Task:
Search the records for the string "kEroInc" and return each line that has it.

The data:

=== Begin Enclosure ===

@@ -315,11 +320,12 @@
   const int fuse_mode = smrf_sw().fused;
   const bool fuse_ok0 = (impl == SMRF_IMPL_AUTO || impl == SMRF_IMPL_RING) && fuse_mode != 0;
   const bool chain_ok0 = smrf_sw().chain != 0;
-  int flip = 0;
+  const int inc_mode = smrf_sw().ero_inc;
+  int ring_two_pass_at = -2;
   for (int i = 0; i < nwin;) {
     const int r = windows[i];
-    T* opened = O[flip];
-    flip ^= 1;
+    const int po = spare();
+    T* opened = P[po];
     const bool fuse_ok = !nan_aware && fuse_ok0;
     const bool chain_ok = fuse_ok && chain_ok0;
     const int pat = chain_ok ? smrf_chain_match((int)sizeof(T), windows + i, nwin - i, fuse_mode == 2 ? (1ll << 62) : (long long)plane) : -1;
@@ -346,12 +352,12 @@
         d_nan = nullptr;
         if (h) {
           nan_aware = 1;
-          flip = 0;
+          pe = 0; pl = -1;
           last = Z;
           continue;
         }
       }
-      if (nwin > 1) last = opened;
+      if (nwin > 1) { last = opened; pl = po; }
       for (int k = 0; k < len; ++k)
         if (int rc = window_done(i + k, SMRF_ROUTE_CHAIN + k)) return rc;
       i += len;
@@ -359,17 +365,37 @@
     }
     if (fuse_ok && smrf_fused_radius((int)sizeof(T), r) && (r <= 8 || fuse_mode == 2 || plane >= ((size_t)20 << 20))) {
       if (int rc = open_flag_api<T>(last, opened, mask, when, thr[i], i, rows, cols, cols, 0, rows, 0, rows, r, stream_, i == 0)) return rc;
-      if (nwin > 1) last = opened;
+      if (nwin > 1) { last = opened; pl = po; }
       if (int rc = window_done(i, SMRF_ROUTE_FUSED)) return rc;
       ++i;
       continue;
     }
-    if (int rc = disk_filter_api<T>(last, E, rows, cols, cols, 0, rows, 0, rows, r, 0, nan_aware, impl, stream_)) return rc;
-    if (int rc = dilate_flag_api<T>(E, last, opened, mask, when, thr[i], i, rows, cols, cols, 0, rows, 0, rows, r,
-                                    nan_aware, impl, stream_, i == 0))
-      return rc;
-    if (nwin > 1) last = opened;
     const int eff = impl == SMRF_IMPL_AUTO ? (r <= SMRF_RING_MAX_RADIUS ? SMRF_IMPL_RING : SMRF_IMPL_DIRECT) : impl;
+    const bool inc = inc_mode != 0 && !nan_aware && eff == SMRF_IMPL_RING && i > 0 && ring_two_pass_at == i - 1 && pl >= 0 &&
+                     r == windows[i - 1] + 1 && smrf_inc_erode_has((int)sizeof(T), r) &&
+                     (inc_mode == 2 || smrf_inc_erode_adopted((int)sizeof(T), r));
+    if (inc) {
+      if constexpr (sizeof(T) == 4) {
+        if (int rc = smrf_inc_erode_f32(P[pe], last, P[po], rows, cols, cols, r, nt_rule<T>(rows, cols), stream)) return rc;
+      } else {
+        return smrf_fail(SMRF_E_HIP, "internal: no incremental erosion at this dtype");
+      }
+      opened = P[pe];
+      if (int rc = dilate_flag_api<T>(P[po], last, opened, mask, when, thr[i], i, rows, cols, cols, 0, rows, 0, rows, r,
+                                      nan_aware, impl, stream_, 0))
+        return rc;
+      last = opened;
+      pl = pe;
+      pe = po;
+      g_ero_inc_taken[(size_t)i] = 1;
+    } else {
+      if (int rc = disk_filter_api<T>(last, P[pe], rows, cols, cols, 0, rows, 0, rows, r, 0, nan_aware, impl, stream_)) return rc;
+      if (int rc = dilate_flag_api<T>(P[pe], last, opened, mask, when, thr[i], i, rows, cols, cols, 0, rows, 0, rows, r,
+                                      nan_aware, impl, stream_, i == 0))
+        return rc;
+      if (nwin > 1) { last = opened; pl = po; }
+    }
+    if (eff == SMRF_IMPL_RING && r >= 1) ring_two_pass_at = i;
     if (int rc = window_done(i, r == 0 ? SMRF_ROUTE_COPY : eff == SMRF_IMPL_RING ? SMRF_ROUTE_TWO_PASS : SMRF_ROUTE_DIRECT)) return rc;
     ++i;
   }
@@ -444,6 +470,12 @@
   return chain_flag_api<double>(d_last, d_opened, d_mask, d_when_dropped, h_radii, h_thresholds, h_window_index, n_windows,
                                 img_rows, cols, ld, in_row0, in_rows, out_row0, out_rows, stream);
 }
+int smrf_pf_ero_inc_windows(uint8_t* h_taken, int n) {
+  if (!h_taken || n < 0) return smrf_fail(SMRF_E_ARG, "null h_taken");
+  const int have = (int)g_ero_inc_taken.size();
+  for (int i = 0; i < n; ++i) h_taken[i] = i < have ? g_ero_inc_taken[(size_t)i] : 0;
+  return have;
+}
 size_t smrf_progressive_filter_workspace_bytes(int rows, int cols, int elem_size) {
   return (size_t)3 * (size_t)rows * (size_t)cols * (size_t)elem_size;
 }
diff --git a/neilpy_amd/csrc/morph_incero.h b/neilpy_amd/csrc/morph_incero.h
--- /dev/null
+++ b/neilpy_amd/csrc/morph_incero.h
@@ -0,0 +1,209 @@
+#pragma once
+#include "morph_ring.h"
+
+namespace smrf {
+
+#include "ero_inc.inc"
+#include "ero_inc_adopt.inc"
+
+#define SMRF_INCERO_MIN_RADIUS 16
+#define SMRF_INCERO_MAX_RADIUS 64
+
+template <typename T>
+struct IncEroArgs {
+  const T* e_prev;
+  const T* last;
+  T* out;
+  int rows, cols;
+  long long ld;
+  int seg;
+  int nt;
+  int plain_tiles;
+};
+
+template <int R>
+struct IncEroCfg {
+  static constexpr int N = kEroInc[R].n;
+  static constexpr int DY = kEroInc[R].reach;
+  static constexpr int TW = 256, NP = 4, ROWS = 2 * NP;
+  static constexpr int W = TW + 2 * DY;
+  static constexpr int NPOS = (W + TW - 1) / TW;
+  static constexpr int NACC = 2 * DY + ROWS;
+  static constexpr int G = 4;
+  static constexpr int NJ = NP * N;
+  static constexpr int NG = (NJ + G - 1) / G;
+  static constexpr int gsize(int g) { const int n = NJ - g * G; return n < 0 ? 0 : n > G ? G : n; }
+  static constexpr int dy(int k) { return kEroInc[R].p[k].dy; }
+  static constexpr int dx(int k) { return kEroInc[R].p[k].dx; }
+  static constexpr int DELTA = (ROWS - (2 * DY) % ROWS) % ROWS;
+  static constexpr int LDS_CELLS = N > 0 ? 2 * NP * W : 1;
+};
+
+template <typename T, int R>
+__global__ __launch_bounds__(256) void inc_erode_kernel(const IncEroArgs<T> a) {
+  using C = IncEroCfg<R>;
+  using T2 = typename Vec2<T>::type;
+  constexpr int N = C::N, DY = C::DY, TW = C::TW, NP = C::NP, ROWS = C::ROWS, W = C::W, NPOS = C::NPOS, NACC = C::NACC, G = C::G;
+  __shared__ T2 L[C::LDS_CELLS];
+  const int tid = threadIdx.x;
+  int bx = blockIdx.x, by = blockIdx.y;
+  if (a.plain_tiles) {
+  } else if ((gridDim.x & 7) == 0) {
+    const int id = blockIdx.y * gridDim.x + blockIdx.x, per = gridDim.x >> 3;
+    const int xcd = id & 7, slot = id >> 3;
+    bx = xcd * per + slot % per;
+    by = slot / per;
+  } else if (gridDim.x > 8) {
+    const int total = gridDim.x * gridDim.y, id = blockIdx.y * gridDim.x + blockIdx.x;
+    const int xcd = id & 7, slot = id >> 3, q = total >> 3, rem = total & 7;
+    const int t = xcd * q + (xcd < rem ? xcd : rem) + slot;
+    bx = t / (int)gridDim.y;
+    by = t % (int)gridDim.y;
+  }
+  const int x0 = bx * TW, x = x0 + tid;
+  const int ys = by * a.seg, ye = min(a.rows, ys + a.seg);
+  if (ys >= ye) return;
+  const int xc = x < a.cols ? x : a.cols - 1;
+  const int xl = smrf_fold(xc - 1, a.cols), xr = smrf_fold(xc + 1, a.cols);
+  int cpos[NPOS];
+  bool act[NPOS];
+#pragma unroll
+  for (int i = 0; i < NPOS; ++i) {
+    act[i] = tid + i * TW < W;
+    cpos[i] = smrf_fold(x0 - DY + tid + (act[i] ? i * TW : 0), a.cols);
+  }
+  T acc[NACC];
+#pragma unroll
+  for (int i = 0; i < NACC; ++i) acc[i] = ident<T>(false);
+
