template <int BN, int ES = 1, bool TAIL = false>
__global__ void __cluster_dims__(2, 1, 1) __launch_bounds__(128 + 128 * ES, 1)
conv_gemm2_kernel(const __grid_constant__ ConvGemmParams p) {
  using C = Cfg2<BN, ES>;
  extern __shared__ uint8_t smem_raw[];
  uint8_t* smem = reinterpret_cast<uint8_t*>((reinterpret_cast<uintptr_t>(smem_raw) + 1023) &
                                             ~static_cast<uintptr_t>(1023));
  uint64_t* full_bar = reinterpret_cast<uint64_t*>(smem + C::STAGES * C::STAGE_BYTES);
  uint64_t* empty_bar = full_bar + C::STAGES;
  uint64_t* tmem_full = empty_bar + C::STAGES;
  uint64_t* tmem_empty = tmem_full + 2;
  uint32_t* tmem_ptr = reinterpret_cast<uint32_t*>(tmem_empty + 2);
  float* stat_smem = reinterpret_cast<float*>(smem + C::STAGES * C::STAGE_BYTES + 256);

  const int warp_idx = threadIdx.x >> 5;
  const int lane = threadIdx.x & 31;
  const uint32_t rank = cluster_ctarank();
  const int pair = blockIdx.x >> 1;
  const int num_pairs = gridDim.x >> 1;

  if (warp_idx == 0 && lane == 0) {
    tma_prefetch_desc(&p.tmB);
    for (int s = 0; s < 3; ++s)
      if (p.seg_taps[s]) tma_prefetch_desc(&p.tmA[s]);
  }
  if (warp_idx == 1 && lane == 0) {
    for (int i = 0; i < C::STAGES; ++i) {
      mbar_init(&full_bar[i], 1);
      mbar_init(&empty_bar[i], 1);
    }
    for (int i = 0; i < 2; ++i) {
      mbar_init(&tmem_full[i], 1);
      mbar_init(&tmem_empty[i], 8 * ES);
    }
    fence_barrier_init();
  }
  if (warp_idx == 2) {
    tmem_alloc2(tmem_ptr, C::TMEM_COLS);
    tmem_relinquish2();
  }
  tc_fence_before();
  cluster_sync_all();
  tc_fence_after();
  const uint32_t tmem_base = *tmem_ptr;
  pdl_wait();
  pdl_launch();

  const int m_pairs = (p.m_tiles + 1) >> 1;
  const int total_tiles = TAIL ? p.tail_first + 2 * num_pairs : m_pairs * p.n_tiles * p.splits;
  auto decode_item = [&](int item, int& tile, int& part, int& nparts, int& split, int& k0, int& k1) -> bool {
    if (TAIL && item >= p.tail_first) {
      const int idx = item - p.tail_first;
      const int sub = idx / num_pairs, i = idx - sub * num_pairs;
      const int nk = p.num_k_chunks, L = p.tail_kps;
      const int g0 = i * L, g1 = min(g0 + L, p.tail_count * nk);
      if (g0 >= g1) return false;
      int ta = g0 / nk;
      const int ka0 = g0 - ta * nk, ka1 = min(nk, ka0 + (g1 - g0));
      if (sub == 0) {
        k0 = ka0;
        k1 = ka1;
      } else {
        const int rest = (g1 - g0) - (ka1 - ka0);
        if (rest <= 0) return false;
        ++ta;
        k0 = 0;
        k1 = rest;
      }
      const int first_span = (ta * nk) / L;
      const int last_span = min(((ta + 1) * nk - 1) / L, (p.tail_count * nk - 1) / L);
      part = i - first_span;
      nparts = last_span - first_span + 1;
      tile = p.tail_first + ta;
      split = 0;
      return true;
    }
    tile = item;
    part = -1;
    nparts = 1;
    split = tile / (m_pairs * p.n_tiles);
    k0 = split * p.k_per_split;
    k1 = min(p.num_k_chunks, k0 + p.k_per_split);
    return true;
  };

  if (warp_idx == 0) {
    if (elect_one()) {
      int stage = 0;
      uint32_t ring_phase = 0;
      const uint32_t tx_bytes = 2u * (p.a_box_bytes + C::B_STAGE_BYTES);
      for (int item = pair; item < total_tiles; item += num_pairs) {
        int tile, part, nparts, split, k0, k1;
        if (!decode_item(item, tile, part, nparts, split, k0, k1)) continue;
        const int m_idx = (tile % m_pairs) * 2 + static_cast<int>(rank);
        const int n_idx = (tile / m_pairs) % p.n_tiles;
        int n0, y0, x0, phase;
        decode_m_tile(p, m_idx, n0, y0, x0, phase);
        const int kb = phase * p.num_k_chunks;
        int s = 0, rem = k0;
        while (rem >= p.seg_taps[s] * p.seg_kchunks[s]) {
          rem -= p.seg_taps[s] * p.seg_kchunks[s];
          ++s;
        }
        int tap = rem / p.seg_kchunks[s];
        int c = rem - tap * p.seg_kchunks[s];
        for (int kc = k0; kc < k1; ++kc) {
          const int taps = p.seg_taps[s];
          const int dy = (taps == 9) ? (tap / 3 - 1) : (taps == 4 ? (tap >> 1) + (phase >> 1) - 1 : 0);
          const int dx = (taps == 9) ? (tap % 3 - 1) : (taps == 4 ? (tap & 1) + (phase & 1) - 1 : 0);
          mbar_wait(&empty_bar[stage], ring_phase ^ 1);
          uint8_t* sA = smem + stage * C::STAGE_BYTES;
          uint8_t* sB = sA + A_STAGE_BYTES;
          if (rank == 0) mbar_arrive_expect_tx(&full_bar[stage], tx_bytes);
          tma2_load_4d(sA, &p.tmA[s], &full_bar[stage], c * BK, x0 + dx, y0 + dy, n0);
          tma2_load_3d(sB, &p.tmB, &full_bar[stage], (kb + kc) * BK, n_idx * BN + static_cast<int>(rank) * (BN / 2),
                       p.w_batched ? n0 : 0);
          if (++stage == C::STAGES) {
            stage = 0;
            ring_phase ^= 1;
          }
          if (++c == p.seg_kchunks[s]) {
            c = 0;
            if (++tap == taps) {
              tap = 0;
              ++s;
            }
          }
        }
      }
    }
  } else if (warp_idx == 1) {
    if (rank == 0 && elect_one()) {
      constexpr uint32_t idesc = make_idesc_f16(256, BN, 0, 0);
      int stage = 0;
      uint32_t phase = 0;
      int acc = 0;
      uint32_t acc_phase = 0;
      for (int item = pair; item < total_tiles; item += num_pairs) {
        int tile, part, nparts, split, k0, k1;
        if (!decode_item(item, tile, part, nparts, split, k0, k1)) continue;
        mbar_wait(&tmem_empty[acc], acc_phase ^ 1);
        tc_fence_after();
        const uint32_t d_tmem = tmem_base + static_cast<uint32_t>(acc * 256);
        const int nk = k1 - k0;
        for (int kc = 0; kc < nk; ++kc) {
          mbar_wait(&full_bar[stage], phase);
          tc_fence_after();
          const uint32_t a_addr = smem_u32(smem + stage * C::STAGE_BYTES);
          const uint64_t adesc = make_sw128_desc(a_addr);
          const uint64_t bdesc = make_sw128_desc(a_addr + A_STAGE_BYTES);
#pragma unroll
          for (int k = 0; k < BK / 16; ++k)
            umma2_f16(d_tmem, adesc + static_cast<uint64_t>(k * 2), bdesc + static_cast<uint64_t>(k * 2), idesc,
                      (kc | k) != 0 ? 1u : 0u);
          umma2_commit_mc(&empty_bar[stage], 0x3);
          if (++stage == C::STAGES) {
            stage = 0;
            phase ^= 1;
          }
        }
        umma2_commit_mc(&tmem_full[acc], 0x3);
        acc ^= 1;
        if (acc == 0) acc_phase ^= 1;
      }
    }
  } else if (warp_idx >= 4) {
    const int ew = (ES == 1) ? warp_idx - 4 : (warp_idx & 3);
    const int es = (ES == 1) ? 0 : ((warp_idx - 4) >> 2);
    int acc = 0;
    uint32_t acc_phase = 0;
    const uint32_t leader_empty0 = mapa_u32(smem_u32(&tmem_empty[0]), 0);
    const uint32_t leader_empty1 = mapa_u32(smem_u32(&tmem_empty[1]), 0);
    for (int item = pair; item < total_tiles; item += num_pairs) {
      int tile, part, nparts, split, k0, k1;
      if (!decode_item(item, tile, part, nparts, split, k0, k1)) continue;
      const int m_idx = (tile % m_pairs) * 2 + static_cast<int>(rank);
      const int n_idx = (tile / m_pairs) % p.n_tiles;
      int n0, y0, x0, phase;
      decode_m_tile(p, m_idx, n0, y0, x0, phase);
      const int tail_role = (part < 0 || nparts == 1) ? 0 : (part > 0 ? 1 : 2);
      const int tail_slot = (part < 0) ? 0 : ((tile - p.tail_first) * 2 + static_cast<int>(rank)) * (p.tail_split - 1) + max(part - 1, 0);
      mbar_wait(&tmem_full[acc], acc_phase);
      tc_fence_after();
      epilogue_tile<BN, ES, TAIL>(p, tmem_base, acc * 256, ew, lane, n0, y0, x0, n_idx, split, m_idx, stat_smem, es, phase,
                                  tail_role, tail_slot, nparts - 1);
      tc_fence_before();
      __syncwarp();
      if (lane == 0) mbar_arrive_cluster(acc ? leader_empty1 : leader_empty0);
      acc ^= 1;
      if (acc == 0) acc_phase ^= 1;
    }
  }

  tc_fence_before();
  cluster_sync_all();
  if (warp_idx == 2) {
    tc_fence_after();
    tmem_dealloc2(tmem_base, C::TMEM_COLS);
  }
}

template <int BN, int ES, bool TAIL>
int launch_pair(const ConvGemmParams& p, cudaStream_t stream) {
  using C = Cfg2<BN, ES>;
  static bool attr_set = false;
  if (!attr_set) {
    K2_CHECK_CUDA(cudaFuncSetAttribute(conv_gemm2_kernel<BN, ES, TAIL>, cudaFuncAttributeMaxDynamicSharedMemorySize, C::SMEM_BYTES));
    attr_set = true;
  }
  const int m_pairs = (p.m_tiles + 1) / 2;
  const int total = m_pairs * p.n_tiles * p.splits;
  const int max_pairs = num_sms() / 2;
  const int pairs = (TAIL || total >= max_pairs) ? max_pairs : total;
  K2_CHECK_CUDA(launch_k(conv_gemm2_kernel<BN, ES, TAIL>, dim3(2 * pairs), dim3(C::THREADS), C::SMEM_BYTES, stream, p));
  return 0;
}
template <int BN>
int launch_bn2(const ConvGemmParams& p, cudaStream_t stream) {
  return p.tail_split > 1 ? launch_pair<BN, 1, true>(p, stream) : launch_pair<BN, 1, false>(p, stream);
}
template <int BN>
int launch_bn2e(const ConvGemmParams& p, cudaStream_t stream) {
  return p.tail_split > 1 ? launch_pair<BN, 2, true>(p, stream) : launch_pair<BN, 2, false>(p, stream);
}

template <int BN>
struct Cfg3 {
  static constexpr int A_STAGE = 36864;
  static constexpr int A_STAGES = 3;
  static constexpr int B_STAGE = (BN / 2) * BK * 2;
  static constexpr int B_STAGES = (BN >= 256) ? 4 : 5;
  static constexpr int BAR_OFF = A_STAGES * A_STAGE + B_STAGES * B_STAGE;
  static constexpr int STAT_OFF = BAR_OFF + 256;
  static constexpr int SMEM_BYTES = STAT_OFF + EPI_BYTES + 1024;
};

template <int BN>
__global__ void __cluster_dims__(2, 1, 1) __launch_bounds__(256, 1)
conv_gemm3_kernel(const __grid_constant__ ConvGemmParams p) {
  using C = Cfg3<BN>;
  extern __shared__ uint8_t smem_raw[];
  uint8_t* smem = reinterpret_cast<uint8_t*>((reinterpret_cast<uintptr_t>(smem_raw) + 1023) &
                                             ~static_cast<uintptr_t>(1023));
  uint8_t* smemB = smem + C::A_STAGES * C::A_STAGE;
  uint64_t* a_full = reinterpret_cast<uint64_t*>(smem + C::BAR_OFF);
  uint64_t* a_empty = a_full + C::A_STAGES;
// ... 265 lines not shown
  using C = Cfg<BN>;
  static bool attr_set = false;
  if (!attr_set) {
    K2_CHECK_CUDA(cudaFuncSetAttribute(conv_gemm_kernel<BN>, cudaFuncAttributeMaxDynamicSharedMemorySize,
                                       C::SMEM_BYTES));
    attr_set = true;
  }
  int total = p.m_tiles * p.n_tiles * p.splits;
  int grid = total < num_sms() ? total : num_sms();
  K2_CHECK_CUDA(launch_k(conv_gemm_kernel<BN>, dim3(grid), dim3(256), C::SMEM_BYTES, stream, p));
  return 0;
}

}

=== End Enclosure ===

Written solution:
+  static constexpr int N = kEroInc[R].n;
+  static constexpr int DY = kEroInc[R].reach;
+  static constexpr int dy(int k) { return kEroInc[R].p[k].dy; }
+  static constexpr int dx(int k) { return kEroInc[R].p[k].dx; }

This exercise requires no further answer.